> [Assigned task]:
Determine the number of lines in the data below that contain the string "CBUF", and respond with that number alone.

> [Material for this task]:
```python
class PtConfig(ctypes.Structure):
    _fields_ = [("device", ctypes.c_int32), ("num_bounces", ctypes.c_int32),
                ("samples_per_frame", ctypes.c_int32), ("flags", ctypes.c_uint32),
# ... 81 lines not shown
        "pt_set_frame": (i32, [u32]),
        "pt_get_frame": (u32, []),
        "pt_render_scalar": (i32, [vp, i32, i32, i32]),
        "pt_render_simd": (i32, [vp, i32, i32, i32]),
        "pt_render_simd_tiled": (i32, [vp, i32, i32, i32, i32, i32, i32, i32]),
        "pt_render_tile": (i32, [ctypes.POINTER(PtBufferInfo), ctypes.POINTER(PtTileInfo)]),
        "pt_begin_frame": (i32, []),
        "pt_readback": (i32, [vp]),
        "pt_gather_root": (i32, [vp, ctypes.POINTER(vp)]),
        "pt_unpin_host": (i32, [vp]),
        "pt_release_buffer": (i32, [vp]),
        "pt_initialized_device": (i32, []),
        "pt_check_device_errors": (i32, []),
        "pt_build_checked": (i32, []),
        "pt_device_count": (i32, []),
        "pt_device_ordinal": (i32, [i32]),
        "pt_render_device": (i32, [ctypes.POINTER(PtDeviceJob), vp]),
        "pt_count_device": (i32, [ctypes.POINTER(PtDeviceJob), vp, ctypes.POINTER(PtWorkCounts)]),
        "pt_render_device_present": (i32, [ctypes.POINTER(PtDeviceJob), vp, i32, vp]),
        "pt_render_device_chain": (i32, [ctypes.POINTER(PtDeviceJob), vp]),
        "pt_chain_counts": (i32, [ctypes.POINTER(ctypes.c_uint64), ctypes.POINTER(ctypes.c_uint64)]),
        "pt_launch_variant": (i32, [ctypes.POINTER(PtDeviceJob), ctypes.POINTER(i32), ctypes.POINTER(i32)]),
        "pt_cam_cache_query": (i32, [ctypes.POINTER(PtDeviceJob), vp, ctypes.POINTER(i32), ctypes.POINTER(ctypes.c_uint64)]),
        "pt_load_texture": (i32, [ctypes.c_char_p, ctypes.POINTER(PtTexture)]),
        "pt_decode_hdr": (i32, [vp, ctypes.c_size_t, ctypes.POINTER(PtTexture)]),
        "pt_free_texture": (None, [ctypes.POINTER(PtTexture)]),
        "pt_set_env_map": (i32, [ctypes.POINTER(PtTexture)]),
        "pt_render_simt_textured": (i32, [vp, i32, i32, i32, i32, i32, i32, i32, ctypes.POINTER(PtTexture)]),
        "pt_tonemap": (i32, [vp, i32, i32, i32, i32, i32, vp, i32]),
        "pt_tonemap_device": (i32, [vp, i32, i32, i32, i32, i32, vp, i32, vp]),
        "pt_write_bmp": (i32, [ctypes.c_char_p, i32, i32, i32, vp]),
        "pt_load_cubemap_texture": (i32, [ctypes.POINTER(ctypes.c_char_p), ctypes.POINTER(PtTexture)]),
        "pt_v4_default_config": (None, [ctypes.POINTER(PtV4Config)]),
        "pt_v4_set_config": (i32, [ctypes.POINTER(PtV4Config)]),
        "pt_v4_get_config": (i32, [ctypes.POINTER(PtV4Config)]),
        "pt_v4_initialize_global_render_resources": (i32, []),
        "pt_v4_reinitialize_render_tile_data": (i32, []),
        "pt_v4_initialize_scene": (i32, []),
        "pt_v4_clear_scene": (i32, []),
        "pt_v4_add_material": (i32, [ctypes.POINTER(PtV4Material)]),
        "pt_v4_add_quad": (i32, [ctypes.POINTER(ctypes.c_float)]),
        "pt_v4_add_sphere": (i32, [ctypes.POINTER(ctypes.c_float)]),
        "pt_v4_set_frame": (i32, [u32]),
        "pt_v4_get_frame": (u32, []),
        "pt_v4_get_scene_tables": (i32, [vp, i32, ctypes.POINTER(i32), ctypes.POINTER(i32)]),
        "pt_render_opt_v4": (i32, [vp, i32, i32, i32, i32, i32, i32, i32, ctypes.POINTER(PtTexture), vp]),
# ... 31 lines not shown
```

### cpuperformanceraytracer_amd/build.py

```python
from __future__ import annotations

import os
import shutil
import subprocess
import sys
from pathlib import Path

PKG = Path(__file__).resolve().parent
ROOT = PKG.parent
CSRC = PKG / "csrc"
LIB = PKG / "libpt_mi355.so"
ARCH = os.environ.get("PT_OFFLOAD_ARCH", "gfx950")
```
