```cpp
long long hos_train_losses_workspace_floats(void);
int hos_train_losses_fwd(const float* rgb, const float* target, long long n_rays, float mse_const, float mse_count,
                         const float* pts_prev, const float* weights, const float* ray_grid, const int32_t* fg,
                         const float* cam_prev, const float* intrinsics_prev, int S,
                         const float* observe, const float* deform, long long n_cyc, const int32_t* n_cyc_dev,
                         float w_mse, float w_flow, float w_cycle, float* workspace, float* out8,
                         hos_stream_t stream);
int hos_train_losses_bwd(const float* g_total, const float* out8, const float* rgb, const float* target, long long n_rays,
                         float mse_count, const float* pts_prev, const float* weights, const float* ray_grid,
                         const int32_t* fg, const float* cam_prev, const float* intrinsics_prev, int S,
                         const float* observe, const float* deform, long long n_cyc, const int32_t* n_cyc_dev,
                         float w_mse, float w_flow, float w_cycle,
                         float* g_rgb, float* g_pts_prev, float* g_weights, float* g_deform, hos_stream_t stream);

int hos_sumsq(const float* g, int64_t n, float* sumsq, hos_stream_t stream);
int hos_adam_step(float* p, const float* g, float* m, float* v, int64_t n, float lr, float beta1,
                  float beta2, float eps, int step, float grad_scale, const float* sumsq,
                  float max_norm, hos_stream_t stream);

int hos_adam_step_dyn(float* p, const float* g, float* m, float* v, int64_t n, const float* hyper,
                      float beta1, float beta2, float eps, float grad_scale, const float* sumsq,
                      float max_norm, hos_stream_t stream);

int hos_rowdot_lrelu_fwd(const float* x, const float* W, int ldw, const float* b, int N, int K, float slope, float* y,
                         hos_stream_t stream);
int hos_rowdot_lrelu_bwd(const float* g, const float* y, const float* x, const float* W, int ldw, int N, int K, float slope,
                         float* gW, int ldgw, float* gb, float* gx, hos_stream_t stream);
int hos_volume_softmax_fwd(const float* z, const float* prior, int C, long long V3, float* vol, hos_stream_t stream);
int hos_volume_softmax_bwd(const float* g_vol, const float* vol, int C, long long V3, float* gz, hos_stream_t stream);
int hos_volume_channel_last(const float* vol, int Kb, long long V3, float* vol_cl, hos_stream_t stream);
int hos_volume_pair_bwd(const float* g_vol, const float* g_cl, int C, int Kb, long long V3, float* g, hos_stream_t stream);
int hos_copy_or_zero_n(int n, float* const* dst, const float* const* src, const long long* count, hos_stream_t stream);
// ... 47 lines not shown
```

Measured before the change: 143,300.

## Fuse the 8-layer canonical MLP into one persistent chain256 kernel

Adds a persistent HIP kernel that runs the full 256-wide, 8-layer canonical NeRF MLP, including the skip layer and the 4-output head, inside one launch. Activations stay in registers as fp16 hi/lo splits, and weight tiles are double-buffered into LDS with global_load_lds DMA. When saving for backward it writes activations and packed ReLU sign bits. This replaces a sequence of per-layer GEMM launches and their activation round-trips through global memory. The cost is a large single-occupancy kernel (launch_bounds 1, big LDS footprint) and a weight repack on every forward call.

```diff
diff --git a/hosnerf_amd/csrc/hos_chain.hip b/hosnerf_amd/csrc/hos_chain.hip
--- a/hosnerf_amd/csrc/hos_chain.hip
+++ b/hosnerf_amd/csrc/hos_chain.hip
@@ -3,8 +3,7 @@
 
 namespace {
 
-typedef _Float16 h8 __attribute__((ext_vector_type(8)));
-typedef _Float16 h2 __attribute__((ext_vector_type(2)));
+using namespace hos_chainp;
 
 constexpr int CT = 256;
 constexpr int CROWS = 128;
@@ -37,33 +36,6 @@
 constexpr int AUX_FLOATS = NL * CW + 3 * CW + 4;
 constexpr int AUX_BYTES = (AUX_FLOATS * 4 + 15) & ~15;
 constexpr int SMEM_BYTES = 2 * CBUF + AUX_BYTES;
-
-__device__ __forceinline__ void dma16(const void* gsrc, void* ldst) {
-    __builtin_amdgcn_global_load_lds((const __attribute__((address_space(1))) void*)gsrc,
-                                     (__attribute__((address_space(3))) void*)ldst, 16, 0, 0);
-}
-
-__device__ __forceinline__ f32x16 mfma3(const h8& ah, const h8& al, const h8& bh, const h8& bl, f32x16 acc) {
-    acc = __builtin_amdgcn_mfma_f32_32x32x16_f16(al, bh, acc, 0, 0, 0);
-    acc = __builtin_amdgcn_mfma_f32_32x32x16_f16(ah, bl, acc, 0, 0, 0);
-    acc = __builtin_amdgcn_mfma_f32_32x32x16_f16(ah, bh, acc, 0, 0, 0);
-    return acc;
-}
-
-__device__ __forceinline__ void split_to(float x, _Float16& hi, _Float16& lo) {
-    hi = (_Float16)__builtin_amdgcn_fmed3f(x, -65504.f, 65504.f);
-    lo = (_Float16)(x - (float)hi);
-}
-
-__device__ __forceinline__ void load_split8(const float* p, h8& hi, h8& lo) {
-    const float4 a = *reinterpret_cast<const float4*>(p);
-    const float4 b = *reinterpret_cast<const float4*>(p + 8);
-    const float v[8] = {a.x, a.y, a.z, a.w, b.x, b.y, b.z, b.w};
-#pragma unroll
-    for (int c = 0; c < 8; ++c) { _Float16 h, l; split_to(v[c], h, l); hi[c] = h; lo[c] = l; }
-}
-
-#define CH_RD128(DST, ADDR, OFF) asm volatile("ds_read_b128 %0, %1 offset:%2" : "=v"(DST) : "v"(ADDR), "n"(OFF))
 
 template <bool FOLD>
 __global__ __launch_bounds__(CT, 2) void chain128_kernel(ChainArgs a) {
diff --git a/hosnerf_amd/csrc/hos_chain256.hip b/hosnerf_amd/csrc/hos_chain256.hip
--- /dev/null
+++ b/hosnerf_amd/csrc/hos_chain256.hip
@@ -0,0 +1,307 @@
+#include "hos_common.h"
+#include "hos_gemm_common.h"
+
+namespace {
+
+using namespace hos_chainp;
+
+typedef float f32x4 __attribute__((ext_vector_type(4)));
+typedef unsigned u32x4 __attribute__((ext_vector_type(4)));
+
+constexpr int CT = 256;
+constexpr int CROWS = 128;
+constexpr int NL = 8;
+constexpr int CW = 256;
+constexpr int NOB = CW / 32;
+constexpr int KSE = 4;
+constexpr int KSH = CW / 16;
+constexpr int KSMAX = KSH + KSE;
+constexpr int CBUF = KSMAX * 2048;
+constexpr int SKIP_LAYER = 5;
+constexpr int NOUT = 4;
+
+__host__ __device__ constexpr int ks_of(int l) { return l == 0 ? KSE : (l == SKIP_LAYER ? KSMAX : KSH); }
+__host__ __device__ constexpr int ks_before(int l) { return l == 0 ? 0 : KSE + KSH * (l - 1) + (l > SKIP_LAYER ? KSE : 0); }
+constexpr int WC_BYTES = NOB * ks_before(NL) * 2048;
+constexpr int AUX_FLOATS = NL * CW + NOUT * CW + NOUT;
+constexpr int AUX_BYTES = (AUX_FLOATS * 4 + 15) & ~15;
+constexpr int BITS_BYTES = 4 * 1024;
+constexpr int SMEM_BYTES = 2 * CBUF + AUX_BYTES + BITS_BYTES;
+
+struct Chain256Args {
+    const float* E; int lde;
+    const uint16_t* Wc;
+    const float* aux;
+    float* acts[NL]; int ldact[NL];
+    uint16_t* bits[NL];
+    float* raw;
+    long P; const int* p_dev;
+    unsigned int* range_flag;
+};
+
+template <int NS, int CS0, int SLOT0, bool EPI, typename F, typename G, typename H>
+__device__ __forceinline__ void run_steps(f32x16& acc, const h8 (&bh)[KSMAX], const h8 (&bl)[KSMAX], unsigned la, F&& issue, H&& pre, G&& epi) {
+    h8 fh[2], fl[2];
+    f32x4 bq = {0.f, 0.f, 0.f, 0.f};
+    CH_RD128(fh[0], la, (2 * CS0) * 1024);
+    CH_RD128(fl[0], la, (2 * CS0 + 1) * 1024);
+#pragma unroll
+    for (int s = 0; s < NS; ++s) {
+        if (EPI && s >= NS - 4) pre(s - (NS - 4), bq);
+        if (s < NS - 1) {
+            CH_RD128(fh[(s + 1) & 1], la, (2 * (CS0 + s) + 2) * 1024);
+            CH_RD128(fl[(s + 1) & 1], la, (2 * (CS0 + s) + 3) * 1024);
+            asm volatile("s_waitcnt lgkmcnt(2)" : "+v"(fh[s & 1]), "+v"(fl[s & 1]), "+v"(bq));
+        } else {
+            asm volatile("s_waitcnt lgkmcnt(0)" : "+v"(fh[0]), "+v"(fl[0]), "+v"(fh[1]), "+v"(fl[1]), "+v"(bq));
+        }
+        acc = mfma3(fh[s & 1], fl[s & 1], bh[SLOT0 + s], bl[SLOT0 + s], acc);
+        issue(CS0 + s);
+        if (EPI && s >= NS - 4) epi(s - (NS - 4), bq);
+    }
+}
+
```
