# jinhan/tacotron2-vae

Hardware: AMD Instinct MI355X
Metric: mel-frames/s (train step, batch=6, 80-mel) (higher is better)
Workload: dtype f32; 1 GPU; configs[1]: Tacotron2-VAE fp32 train step (fwd+loss+bwd+clip+Adam), B=6/GPU fixed shape T_in=84 T_out=400, dropout on, random-init seed 1234; step_mode=hip-graph replay, decoder_forward=persistent, decoder_backward=persistent, startup_steps=43, global_batch=6, parallelism=dp1

## Files before the change

include/t2vae.h:

```cpp
#ifndef T2VAE_H
#define T2VAE_H
#include <stdint.h>
#ifdef __cplusplus
extern "C" {
#endif

#define T2V_OK 0
#define T2V_ERR_DIMS -1
#define T2V_ERR_ARG -2
#define T2V_ERR_LAUNCH -3

const char* t2v_version(void);
const char* t2v_last_error(void);

void t2v_set_phase_profile(unsigned long long* dev_buf32);
int t2v_stamp(unsigned long long* dev_buf, int slot, void* stream);
int t2v_debug_spin(int wgs, int microseconds, void* stream);

typedef struct t2v_step_params {
    uint64_t epoch;
    float lr;
    float bc1;
    float bc2s;
    float kl_weight;
// ... 224 lines not shown
int t2v_decoder_infer_steps_window(const t2v_dec_weights* w, const t2v_dec_infer_bufs* s, int B, int T_in,
                                   int t_begin, int t_end, float gate_threshold, float p_prenet,
                                   int external_prenet, uint64_t seed, const t2v_dec_items* items,
                                   const t2v_dec_window* window, void* stream);
int t2v_decoder_infer_persistent_window(const t2v_dec_persist_weights* w, const t2v_dec_persist_bufs* s, int B, int T_in,
                                        int t_end, float gate_threshold, float p_prenet, uint64_t seed,
                                        const t2v_dec_items* items, const t2v_dec_window* window, void* stream);

int t2v_decoder_infer_steps_plan(const t2v_dec_weights* w, const t2v_dec_infer_bufs* s, int B, int T_in,
                                 int t_begin, int t_end, float gate_threshold, float p_prenet,
                                 int external_prenet, uint64_t seed, const t2v_dec_items* items,
                                 const t2v_dec_window* window, const int32_t* plan, int plan_stride, const int32_t* n_plan,
                                 void* stream);
int t2v_decoder_infer_persistent_plan(const t2v_dec_persist_weights* w, const t2v_dec_persist_bufs* s, int B, int T_in,
                                      int t_end, float gate_threshold, float p_prenet, uint64_t seed,
                                      const t2v_dec_items* items, const t2v_dec_window* window, const int32_t* plan,
                                      int plan_stride, const int32_t* n_plan, void* stream);

#define T2V_PLAN_MAX_SYMBOLS 4096
int t2v_duration_plan(const float* dur, int dur_stride, const int32_t* n_ids, const float* rate, int rate_stride_b,
                      int rate_stride_j, int B, int S, int T_max, int32_t* plan, int plan_stride, int32_t* n_plan,
                      void* stream);

int t2v_conv1d_stat_blocks(int B, int T, int Cin, int Cout, int KS);
int t2v_conv1d_stat_blocks_bf16(int B, int T, int Cin, int Cout, int KS);
long long t2v_conv1d_staged_launches(void);
int t2v_conv1d_fwd(const float* W, const float* X, const float* bias, float* Y, float* stat_part,
                   int B, int Cin, int T, int Cout, int KS, void* stream);
int t2v_conv1d_dw_scratch_floats(int B, int Cin, int T, int Cout, int KS);
int t2v_conv1d_bwd(const float* W, const float* X, const float* dY, float* dX, float* dW, float* Wt_scratch,
                   float* dw_scratch,
                   int B, int Cin, int T, int Cout, int KS, void* stream);
int t2v_conv1d_flip_weights(const float* const* W, float* const* Wt, const int* Cout, const int* Cin, int KS, int n,
                            void* stream);
int t2v_conv1d_fwd_bf16(const float* W, const float* X, const float* bias, float* Y, float* stat_part,
                        void* Wp_scratch, int B, int Cin, int T, int Cout, int KS, void* stream);
int t2v_conv1d_bwd_bf16(const float* W, const float* X, const float* dY, float* dX, float* dW,
                        void* Wp_scratch, float* dw_scratch, int B, int Cin, int T, int Cout, int KS, void* stream);
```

> [Completed task]:
3